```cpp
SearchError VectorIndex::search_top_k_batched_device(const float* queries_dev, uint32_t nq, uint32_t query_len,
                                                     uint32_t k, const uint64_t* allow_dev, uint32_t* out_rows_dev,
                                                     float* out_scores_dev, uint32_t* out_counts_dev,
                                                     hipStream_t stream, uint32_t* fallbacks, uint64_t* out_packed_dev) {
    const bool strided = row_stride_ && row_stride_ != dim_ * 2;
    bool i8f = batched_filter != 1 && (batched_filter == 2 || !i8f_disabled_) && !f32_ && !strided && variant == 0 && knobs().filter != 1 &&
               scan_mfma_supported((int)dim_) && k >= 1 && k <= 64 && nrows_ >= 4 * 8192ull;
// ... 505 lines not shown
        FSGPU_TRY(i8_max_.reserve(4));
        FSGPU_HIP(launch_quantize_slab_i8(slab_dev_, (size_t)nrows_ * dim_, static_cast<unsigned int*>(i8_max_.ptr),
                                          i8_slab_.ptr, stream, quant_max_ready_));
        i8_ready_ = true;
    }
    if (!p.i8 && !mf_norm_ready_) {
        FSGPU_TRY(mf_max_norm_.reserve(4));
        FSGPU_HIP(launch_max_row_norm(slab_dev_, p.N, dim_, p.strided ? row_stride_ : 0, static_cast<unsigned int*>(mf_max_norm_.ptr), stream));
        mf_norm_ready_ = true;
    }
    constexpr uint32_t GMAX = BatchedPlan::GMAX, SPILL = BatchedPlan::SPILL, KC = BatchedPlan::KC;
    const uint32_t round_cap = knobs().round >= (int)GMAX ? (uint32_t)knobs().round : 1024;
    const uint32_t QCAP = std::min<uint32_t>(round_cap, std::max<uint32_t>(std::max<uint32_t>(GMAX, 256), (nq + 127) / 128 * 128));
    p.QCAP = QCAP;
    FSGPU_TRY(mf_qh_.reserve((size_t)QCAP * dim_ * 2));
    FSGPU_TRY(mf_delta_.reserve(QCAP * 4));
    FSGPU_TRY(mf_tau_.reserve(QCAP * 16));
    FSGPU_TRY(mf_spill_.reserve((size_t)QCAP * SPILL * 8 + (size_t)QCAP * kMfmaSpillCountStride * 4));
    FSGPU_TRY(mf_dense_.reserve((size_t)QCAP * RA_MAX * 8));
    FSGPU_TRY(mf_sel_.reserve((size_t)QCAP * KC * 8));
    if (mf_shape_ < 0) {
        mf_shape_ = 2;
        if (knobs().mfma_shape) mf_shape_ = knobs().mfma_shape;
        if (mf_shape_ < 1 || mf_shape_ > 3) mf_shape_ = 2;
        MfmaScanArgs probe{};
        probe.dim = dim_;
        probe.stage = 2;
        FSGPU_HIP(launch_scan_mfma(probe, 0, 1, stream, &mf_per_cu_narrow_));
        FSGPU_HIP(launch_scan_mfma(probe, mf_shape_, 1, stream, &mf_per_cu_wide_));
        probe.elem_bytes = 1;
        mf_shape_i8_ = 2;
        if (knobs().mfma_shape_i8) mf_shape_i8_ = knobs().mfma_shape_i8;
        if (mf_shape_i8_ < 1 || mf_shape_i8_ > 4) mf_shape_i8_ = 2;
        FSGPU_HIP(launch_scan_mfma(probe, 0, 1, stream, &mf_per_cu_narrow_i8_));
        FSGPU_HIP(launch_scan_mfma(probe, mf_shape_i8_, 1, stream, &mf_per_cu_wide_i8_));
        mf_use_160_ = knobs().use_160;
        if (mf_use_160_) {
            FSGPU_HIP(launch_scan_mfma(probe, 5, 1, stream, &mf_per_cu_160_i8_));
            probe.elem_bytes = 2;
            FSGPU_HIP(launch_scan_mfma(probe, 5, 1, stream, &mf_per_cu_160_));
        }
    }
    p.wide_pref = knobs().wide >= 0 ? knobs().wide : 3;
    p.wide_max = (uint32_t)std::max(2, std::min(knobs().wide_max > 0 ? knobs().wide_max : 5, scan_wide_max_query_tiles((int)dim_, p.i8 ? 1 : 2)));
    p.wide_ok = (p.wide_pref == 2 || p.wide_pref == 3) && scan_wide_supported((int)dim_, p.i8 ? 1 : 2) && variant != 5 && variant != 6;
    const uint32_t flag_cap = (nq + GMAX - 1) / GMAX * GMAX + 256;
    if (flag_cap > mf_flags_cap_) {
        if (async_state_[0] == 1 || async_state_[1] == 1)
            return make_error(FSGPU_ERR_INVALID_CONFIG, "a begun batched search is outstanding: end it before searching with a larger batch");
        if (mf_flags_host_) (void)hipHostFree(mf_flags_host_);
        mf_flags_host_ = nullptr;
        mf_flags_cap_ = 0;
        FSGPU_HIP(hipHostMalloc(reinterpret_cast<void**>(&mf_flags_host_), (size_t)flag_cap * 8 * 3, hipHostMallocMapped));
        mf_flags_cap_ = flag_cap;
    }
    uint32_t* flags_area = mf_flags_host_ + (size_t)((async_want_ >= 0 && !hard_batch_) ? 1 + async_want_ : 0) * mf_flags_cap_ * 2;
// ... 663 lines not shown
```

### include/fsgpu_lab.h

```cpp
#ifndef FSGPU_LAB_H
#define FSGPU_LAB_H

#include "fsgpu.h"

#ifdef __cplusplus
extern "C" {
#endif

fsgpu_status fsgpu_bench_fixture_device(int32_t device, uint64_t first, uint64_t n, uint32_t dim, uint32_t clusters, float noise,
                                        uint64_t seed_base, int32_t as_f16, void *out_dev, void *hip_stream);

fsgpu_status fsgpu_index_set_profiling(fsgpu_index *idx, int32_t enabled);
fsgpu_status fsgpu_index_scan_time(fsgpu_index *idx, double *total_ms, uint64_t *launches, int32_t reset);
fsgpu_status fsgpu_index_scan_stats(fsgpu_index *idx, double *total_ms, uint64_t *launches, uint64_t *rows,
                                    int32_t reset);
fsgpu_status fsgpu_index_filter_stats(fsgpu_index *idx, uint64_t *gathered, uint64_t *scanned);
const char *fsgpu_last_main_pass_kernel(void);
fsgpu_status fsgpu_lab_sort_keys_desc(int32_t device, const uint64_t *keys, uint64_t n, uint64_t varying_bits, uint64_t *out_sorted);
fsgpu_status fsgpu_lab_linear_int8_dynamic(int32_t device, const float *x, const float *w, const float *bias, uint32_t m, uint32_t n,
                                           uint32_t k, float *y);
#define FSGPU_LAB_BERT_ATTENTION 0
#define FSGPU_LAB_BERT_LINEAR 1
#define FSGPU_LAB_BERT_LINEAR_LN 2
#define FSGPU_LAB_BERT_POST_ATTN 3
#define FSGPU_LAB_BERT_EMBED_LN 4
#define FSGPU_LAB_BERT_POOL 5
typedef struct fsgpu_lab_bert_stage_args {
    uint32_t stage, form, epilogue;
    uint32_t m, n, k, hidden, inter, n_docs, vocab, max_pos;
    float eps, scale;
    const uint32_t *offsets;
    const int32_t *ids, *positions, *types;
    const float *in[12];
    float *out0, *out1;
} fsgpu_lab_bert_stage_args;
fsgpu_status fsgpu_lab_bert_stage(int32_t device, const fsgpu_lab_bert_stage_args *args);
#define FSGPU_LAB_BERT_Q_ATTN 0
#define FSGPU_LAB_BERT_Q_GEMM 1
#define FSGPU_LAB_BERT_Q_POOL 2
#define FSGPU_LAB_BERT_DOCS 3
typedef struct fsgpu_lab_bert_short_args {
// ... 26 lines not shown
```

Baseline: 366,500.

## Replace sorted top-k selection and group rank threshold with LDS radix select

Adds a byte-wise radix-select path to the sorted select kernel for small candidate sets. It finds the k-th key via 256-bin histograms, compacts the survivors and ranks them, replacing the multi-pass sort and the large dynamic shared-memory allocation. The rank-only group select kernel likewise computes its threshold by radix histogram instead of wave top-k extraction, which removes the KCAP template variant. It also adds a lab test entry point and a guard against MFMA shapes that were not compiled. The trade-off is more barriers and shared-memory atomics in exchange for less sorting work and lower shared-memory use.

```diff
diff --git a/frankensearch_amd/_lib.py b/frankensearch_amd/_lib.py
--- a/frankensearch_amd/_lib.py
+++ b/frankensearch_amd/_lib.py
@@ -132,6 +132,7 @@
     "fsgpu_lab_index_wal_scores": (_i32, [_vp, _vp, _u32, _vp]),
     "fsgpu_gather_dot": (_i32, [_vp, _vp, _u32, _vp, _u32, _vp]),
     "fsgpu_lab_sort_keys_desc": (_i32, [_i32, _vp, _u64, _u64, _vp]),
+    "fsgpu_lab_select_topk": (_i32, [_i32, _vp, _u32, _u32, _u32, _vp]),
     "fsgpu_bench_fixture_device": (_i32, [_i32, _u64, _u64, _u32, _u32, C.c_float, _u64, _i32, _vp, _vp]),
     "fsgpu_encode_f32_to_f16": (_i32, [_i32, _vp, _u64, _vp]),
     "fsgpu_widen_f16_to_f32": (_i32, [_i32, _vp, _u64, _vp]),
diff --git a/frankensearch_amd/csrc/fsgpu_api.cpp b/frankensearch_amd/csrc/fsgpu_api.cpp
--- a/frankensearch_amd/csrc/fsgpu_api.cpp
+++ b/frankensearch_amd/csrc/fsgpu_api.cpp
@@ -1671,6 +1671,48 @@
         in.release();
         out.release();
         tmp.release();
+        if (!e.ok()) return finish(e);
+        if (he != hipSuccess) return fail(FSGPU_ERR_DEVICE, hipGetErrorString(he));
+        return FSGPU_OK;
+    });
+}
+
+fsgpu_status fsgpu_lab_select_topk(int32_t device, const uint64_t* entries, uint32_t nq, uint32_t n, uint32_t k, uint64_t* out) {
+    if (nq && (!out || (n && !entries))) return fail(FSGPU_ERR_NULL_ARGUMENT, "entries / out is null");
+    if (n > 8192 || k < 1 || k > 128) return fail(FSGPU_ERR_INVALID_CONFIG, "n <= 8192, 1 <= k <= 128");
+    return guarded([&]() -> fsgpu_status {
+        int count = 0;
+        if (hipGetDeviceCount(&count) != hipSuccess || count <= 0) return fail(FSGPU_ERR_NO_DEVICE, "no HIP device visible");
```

▸ WHAT TO WORK ON
I need every line of the material that includes "QCAP", so please copy them out.

▸ SOLUTION
    const uint32_t QCAP = std::min<uint32_t>(round_cap, std::max<uint32_t>(std::max<uint32_t>(GMAX, 256), (nq + 127) / 128 * 128));
    p.QCAP = QCAP;
    FSGPU_TRY(mf_qh_.reserve((size_t)QCAP * dim_ * 2));
    FSGPU_TRY(mf_delta_.reserve(QCAP * 4));
    FSGPU_TRY(mf_tau_.reserve(QCAP * 16));
    FSGPU_TRY(mf_spill_.reserve((size_t)QCAP * SPILL * 8 + (size_t)QCAP * kMfmaSpillCountStride * 4));
    FSGPU_TRY(mf_dense_.reserve((size_t)QCAP * RA_MAX * 8));
    FSGPU_TRY(mf_sel_.reserve((size_t)QCAP * KC * 8));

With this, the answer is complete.